This is a long one--you have been warned.
We're home again from our Williamsburg adventure. This was the best needlework-related trip there that I have made, and since I've been attending two stitching events a year in Williamsburg for about ten years, that's quite a statement.
When last I wrote, I had spent an afternoon working on the Jamestown Jacket with other members of the group. Later on, we went out for dinner together, with great stories told and lots of laughter.
The next morning, we had the opportunity to have a special tour of the current textile exhibit at DeWitt Wallace. Our docent gave us an overview of "Threads of Feeling" which includes some of the record books of the Foundling Hospital in London. Mothers left their babies there when they were no longer able to care for their infants, and they frequently left small tokens to identify their children if they were able to reclaim them (and I think there were fewer than 200 who were reclaimed). Sometimes these tokens were bits of fabric or ribbon or embroidery. These textiles would have come from the poorest inhabitants of the city and are almost never preserved; they normally would have been worn out and discarded while the clothing and other fabrics associated with the middling and upper classes might be preserved. Consequently, this resource gives the textile historian insights that otherwise could not happen. That fact is overshadowed by the poignancy of the stories told about the children and their mothers who could not care for them and who were attempting to give them literally a chance to live.
And, yes, there is a book about the exhibit.
We also had a chance to see the contents of the drawers which are usually locked. Yes, there are samplers. Yes, we clustered around them, discussing the design elements of each. Yes, we found quite a few we wish were reproduced so that we could stitch our own. And yes, we identified the ones that had been reproduced that we have in our stashes. Some of them are actually stitched, framed and hanging on our walls.
There will also be a book coming out concerning the exhibit on Baltimore Quilts, our next stop at the museum. The colors, the techniques, the expertise of the quilters--and we're talking hand-quilting with minute, perfectly spaced stitches--all were awe-inspiring. Our docent mentioned that there is some evidence that there were kits available for those who wished to make Album Quilts and pointed out a bird motif that appeared on two different quilts hung side-by-side.

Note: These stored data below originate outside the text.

template <int DIL, bool F16>
__global__ __launch_bounds__(NT) void conv2d_bww_split_kernel(const float* __restrict__ gy, const float* __restrict__ x,
                                                              float* __restrict__ part, mode::Wgrad2SplitDims d,
                                                              const float* __restrict__ amax_g, const float* __restrict__ amax_x) {
  constexpr int NPC = Arith<F16>::NP;
  float sg = 1.f, sx = 1.f, unscale = 1.f;
  if (F16) {
    sg = f16_scale_of(mode::absmax_load(amax_g));
    sx = f16_scale_of(mode::absmax_load(amax_x));
    unscale = (1.f / sg) * (1.f / sx);
  }
  constexpr int NP = (32 + 2 * DIL) / 2;
  constexpr int XIT = (32 * 4 * NP + NT - 1) / NT;
  extern __shared__ __attribute__((aligned(16))) uint16_t lds[];
  uint16_t* xl = lds;
  uint16_t* gl = lds + XALL;
  const int s = blockIdx.x, ob = blockIdx.y, cb = blockIdx.z;
  const int tid = threadIdx.x, wave = tid >> 6, lane = tid & 63, half = lane >> 5;
  const int HWi = d.H * d.W;

  f32x16 acc[9];
#pragma unroll
  for (int t = 0; t < 9; ++t) acc[t] = (f32x16){0};

  int x_c[XIT], x_row[XIT], x_wp[XIT], g_o[GIT], g_row[GIT], g_wp[GIT];
#pragma unroll
  for (int k = 0; k < XIT; ++k) {
    const int item = min(tid + k * NT, 32 * 4 * NP - 1);
    x_wp[k] = item % NP;
    x_row[k] = (item / NP) % 4;
    x_c[k] = item / (NP * 4);
  }
#pragma unroll
  for (int k = 0; k < GIT; ++k) {
    const int item = tid + k * NT;
    g_wp[k] = item % 16;
    g_row[k] = (item / 16) % 4;
    g_o[k] = item / 64;
  }
  const float* xb = x;
  const float* gb = gy;
  float xr[XIT][2], gr[GIT][2];
  constexpr unsigned kHalfOOB = 0x40000000u;
  unsigned xo0[XIT], xo1[XIT], go0[GIT], go1[GIT];
  int xdst[XIT], gdst[GIT];
#pragma unroll
  for (int k = 0; k < XIT; ++k) xdst[k] = x_c[k] * XCS + 2 * x_wp[k];
#pragma unroll
  for (int k = 0; k < GIT; ++k) gdst[k] = g_o[k] * GCS + g_row[k] * 32 + 2 * g_wp[k];
  auto unit_begin = [&](int w0) {
#pragma unroll
    for (int k = 0; k < XIT; ++k) {
      const int gw = w0 - DIL + 2 * x_wp[k];
      const unsigned cok = (unsigned)(cb * 32 + x_c[k] < d.Ci);
      const unsigned base = 4u * (unsigned)(x_c[k] * HWi + x_row[k] * d.W + gw);
      xo0[k] = (cok & (unsigned)((unsigned)gw < (unsigned)d.W)) ? base : kHalfOOB;
      xo1[k] = (cok & (unsigned)((unsigned)(gw + 1) < (unsigned)d.W)) ? base + 4u : kHalfOOB;
    }
#pragma unroll
    for (int k = 0; k < GIT; ++k) {
      const int gw = w0 + 2 * g_wp[k];
      const unsigned ook = (unsigned)(ob * 32 + g_o[k] < d.Co);
      const unsigned base = 4u * (unsigned)(g_o[k] * HWi + g_row[k] * d.W + gw);
      go0[k] = (ook & (unsigned)(gw < d.W)) ? base : kHalfOOB;
      go1[k] = (ook & (unsigned)(gw + 1 < d.W)) ? base + 4u : kHalfOOB;
    }
  };
  const unsigned block_bytes = 128u * (unsigned)HWi;
  auto load_x = [&](int k, int r0) {
    const __amdgpu_buffer_rsrc_t rs = buf_rsrc(xb, block_bytes);
    const unsigned ro = (unsigned)(r0 + x_row[k]) < (unsigned)d.H ? (unsigned)(4 * r0 * d.W) : kHalfOOB;
    xr[k][0] = buf_load_f32(rs, xo0[k] + ro, 0);
    xr[k][1] = buf_load_f32(rs, xo1[k] + ro, 0);
  };
  auto commit_x = [&](int k, int r0, int slot0) {
    uint32_t p1, p2, p3;
    const float v0 = xr[k][0], v1 = xr[k][1];
    int sl = slot0 + x_row[k];
    sl = sl >= RING ? sl - RING : sl;
    uint32_t* dst = reinterpret_cast<uint32_t*>(xl + xdst[k] + sl * XROWP);
    if constexpr (F16) {
      split2_f16_pinned(v0 * sx, v1 * sx, p1, p2);
    } else {
      split3_bf16_pinned(v0, v1, p1, p2, p3);
      dst[XPIECE] = p3;
    }
    dst[0] = p1;
    dst[XPIECE / 2] = p2;
  };
  auto load_g = [&](int k, int r0) {
    const __amdgpu_buffer_rsrc_t rs = buf_rsrc(gb, block_bytes);
    const unsigned ro = r0 + g_row[k] < d.H ? (unsigned)(4 * r0 * d.W) : kHalfOOB;
    gr[k][0] = buf_load_f32(rs, go0[k] + ro, 0);
    gr[k][1] = buf_load_f32(rs, go1[k] + ro, 0);
  };
  auto commit_g = [&](int k, int r0, int buf) {
    uint32_t p1, p2, p3;
    const float v0 = gr[k][0], v1 = gr[k][1];
    uint32_t* dst = reinterpret_cast<uint32_t*>(gl + buf * GBUF + gdst[k]);
    if constexpr (F16) {
      split2_f16_pinned(v0 * sg, v1 * sg, p1, p2);
    } else {
      split3_bf16_pinned(v0, v1, p1, p2, p3);
      dst[GPIECE] = p3;
    }
    dst[0] = p1;
    dst[GPIECE / 2] = p2;
  };

  for (int u = xcd_remap(s, d.S); u < d.units; u += d.S) {
    int t = u;
    const int run = t % d.nRun;
    t /= d.nRun;
    const int wt = t % d.nWt;
    const int b = t / d.nWt;
    const int g_lo = run * d.run_groups, g_hi = min(d.nGroups, g_lo + d.run_groups);
    xb = x + ((long long)b * d.Ci + cb * 32) * HWi;
    gb = gy + ((long long)b * d.Co + ob * 32) * HWi;
    unit_begin(wt * 32);

    const int h_first = g_lo * 4;
#pragma unroll 1
    for (int pass = 0; pass < 2; ++pass) {
#pragma unroll
      for (int k = 0; k < XIT; ++k) load_x(k, h_first - DIL + 4 * pass);
#pragma unroll
      for (int k = 0; k < XIT; ++k) commit_x(k, h_first - DIL + 4 * pass, 4 * pass);
    }
#pragma unroll
    for (int k = 0; k < GIT; ++k) load_g(k, h_first);
#pragma unroll
    for (int k = 0; k < GIT; ++k) commit_g(k, h_first, 0);
    lds_barrier();

    int sbase = 0;
#pragma unroll 1
    for (int g = g_lo; g < g_hi; ++g) {
      const int h0 = g * 4, gbuf = (g - g_lo) & 1;
      const int sfront = sbase + 8 >= RING ? sbase + 8 - RING : sbase + 8;
      int xrow[3];
#pragma unroll
      for (int kh = 0; kh < 3; ++kh) {
        int sl = sbase + wave + kh * DIL;
        sl = sl >= RING ? sl - RING : sl;
        xrow[kh] = (lane & 31) * XCS + sl * XROWP + 8 * half;
      }
      const uint16_t* ga = gl + gbuf * GBUF + (lane & 31) * GCS + wave * 32 + 8 * half;
      uint4 ra[2][3], rlo[2][3];
      uint2 rhi[2][3];
      auto read_stage = [&](int i) {
        const int ks = i / 3, kh = i % 3;
#pragma unroll
        for (int p = 0; p < NPC; ++p) {
          if (kh == 0) ra[ks][p] = *reinterpret_cast<const uint4*>(__builtin_assume_aligned(ga + p * GPIECE + 16 * ks, 16));
          const uint32_t* src = reinterpret_cast<const uint32_t*>(__builtin_assume_aligned(xl + xrow[kh] + p * XPIECE + 16 * ks, 16));
          rlo[i & 1][p] = *reinterpret_cast<const uint4*>(src);
          rhi[i & 1][p] = *reinterpret_cast<const uint2*>(src + 4);
        }
      };
      read_stage(0);
#pragma unroll
      for (int i = 0; i < 6; ++i) {
        const int ks = i / 3, kh = i % 3;
        if (i + 1 < 6) read_stage(i + 1);
        if (i < 3) {
#pragma unroll
          for (int k = 3 * i; k < 3 * i + 3; ++k) load_x(k, h0 - DIL + 8);
#pragma unroll
          for (int k = (GIT * i) / 3; k < (GIT * (i + 1)) / 3; ++k) load_g(k, h0 + 4);
          if (!F16) __builtin_amdgcn_sched_barrier(0);
        } else {
#pragma unroll
          for (int k = 3 * (i - 3); k < 3 * (i - 3) + 3; ++k) commit_x(k, h0 - DIL + 8, sfront);
#pragma unroll
          for (int k = (GIT * (i - 3)) / 3; k < (GIT * (i - 2)) / 3; ++k) commit_g(k, h0 + 4, gbuf ^ 1);
        }
        uint4 bq[3][3];
#pragma unroll
        for (int p = 0; p < NPC; ++p) {
          const uint4 lo = rlo[i & 1][p];
          const uint2 hi = rhi[i & 1][p];
          const uint32_t dw[6] = {lo.x, lo.y, lo.z, lo.w, hi.x, hi.y};
          constexpr uint32_t SEL_MID = 0x05040302u, SEL_HI = 0x07060504u;
#pragma unroll
          for (int kw = 0; kw < 3; ++kw) {
            const int sh = kw * DIL;
            if (sh == 0) {
              bq[kw][p] = lo;
            } else {
              const int sd = sh == 4 ? 1 : 0;
              const uint32_t sel = (sh & 1) ? SEL_MID : SEL_HI;
              bq[kw][p] = make_uint4(__builtin_amdgcn_perm(dw[sd + 1], dw[sd], sel), __builtin_amdgcn_perm(dw[sd + 2], dw[sd + 1], sel),
                                     __builtin_amdgcn_perm(dw[sd + 3], dw[sd + 2], sel), __builtin_amdgcn_perm(dw[sd + 4], dw[sd + 3], sel));
            }
          }
        }
        if constexpr (F16) {
#define MODE_SPLIT_TERM(PA, PB) \
  _Pragma("unroll") for (int kw = 0; kw < 3; ++kw) acc[3 * kh + kw] = mfma_f16(ra[ks][PA], bq[kw][PB], acc[3 * kh + kw]);
          MODE_SPLIT_TERM(1, 0)
          MODE_SPLIT_TERM(0, 1)
          MODE_SPLIT_TERM(0, 0)
#undef MODE_SPLIT_TERM
        } else {
#define MODE_SPLIT_TERM(PA, PB) \
  _Pragma("unroll") for (int kw = 0; kw < 3; ++kw) acc[3 * kh + kw] = mfma_bf16(ra[ks][PA], bq[kw][PB], acc[3 * kh + kw]);
          MODE_SPLIT_TERM(2, 0)
          MODE_SPLIT_TERM(0, 2)
          MODE_SPLIT_TERM(1, 1)
          MODE_SPLIT_TERM(1, 0)
          MODE_SPLIT_TERM(0, 1)
          MODE_SPLIT_TERM(0, 0)
#undef MODE_SPLIT_TERM
        }
#pragma unroll
        for (int j = 0; j < (F16 ? 9 : 18); ++j) {
          __builtin_amdgcn_sched_group_barrier(0x008, 1, 0);
          if (F16) {
            __builtin_amdgcn_sched_group_barrier(0x002, 6, 0);
            if (i < 3) {
              __builtin_amdgcn_sched_group_barrier(0x020, 2, 0);
              __builtin_amdgcn_sched_group_barrier(0x080, 1, 0);
            } else {
              __builtin_amdgcn_sched_group_barrier(0x080, 2, 0);
            }
          } else {
            __builtin_amdgcn_sched_group_barrier(0x002, 7, 0);
            __builtin_amdgcn_sched_group_barrier(0x100, 1, 0);
            __builtin_amdgcn_sched_group_barrier(0x200, 2, 0);
          }
        }
        __builtin_amdgcn_sched_barrier(0);
      }
      sbase = sbase + 4 >= RING ? sbase + 4 - RING : sbase + 4;
      lds_barrier();
    }
  }

  float* sums = reinterpret_cast<float*>(lds);
  if (wave > 0) {
#pragma unroll
    for (int tap = 0; tap < 9; ++tap)
#pragma unroll
      for (int q = 0; q < 16; ++q) sums[((wave - 1) * 9 + tap) * 1024 + q * 64 + lane] = acc[tap][q];
  }
  __syncthreads();
  if (wave == 0) {
    float* pb = part + (((long long)s * d.MTo + ob) * d.MTc + cb) * (9 * 1024);
#pragma unroll
    for (int tap = 0; tap < 9; ++tap)
#pragma unroll
      for (int q = 0; q < 16; ++q) {
        const int i = (q & 3) + 8 * (q >> 2) + 4 * half;
        const float v = ((acc[tap][q] + sums[tap * 1024 + q * 64 + lane]) + sums[(9 + tap) * 1024 + q * 64 + lane]) +
                        sums[(18 + tap) * 1024 + q * 64 + lane];
        pb[tap * 1024 + i * 32 + (lane & 31)] = F16 ? v * unscale : v;
      }
  }
}

}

And then we adjourned to the Education Center, where Christina, our lovely docent, had provided the wherewithal to make our own sewing rolls. Mine has reached this state:
I still have the final sewing to do, hence the pins. The fabrics are all reproduction Williamsburg prints--and there are enough pieces provided to make another roll--or maybe even a bag to carry the roll in. I'm considering . . .
Once back from this excursion, Dearly Beloved and I strolled to one of our favorite restaurants for lunch, then tottered and lurched back. He went back to the room to take a nap. I went to the stitching room to stitch.
I took three of the larger projects from the Ridiculously Overly Ambitious List to work on during the retreat. Did I stick a needle into any one of them? Nope. I started a Christmas ornament. This is the progress:
Other than the Jamestown Jacket, this is the most stitching I managed to accomplish. However, the next day, our Fearless Leader of the Cabinet of Curiosities online class, Tricia Nguyen, led us through the lining of our trinket boxes. Keep in mind that I flunked gluing in kindergarten. Remember that I am also a klutz of the first magnitude. Despite all that, look at this!
I did this! And I didn't stick anything permanently to myself or to anyone else!
Then came one of the highlights of the whole event. One of the group had prepared a presentation showing highlights of stumpwork pieces in the Burrell, with commentary. I think I could have watched and listened to it three more times and not completely taken everything in--beautiful close-up shots of exquisite 17th century needlework, insights into the working of the pieces, and encouragement to "think outside the box" when doing our own work.
All I want to do now is stitch. And all I want to stitch is stuff that could have been stitched in the 17th century. And luckily, the first class from the Cabinet of Curiosities Class, part II, has been posted. It's as close to a time machine as I can get, and I'm getting in it and taking off.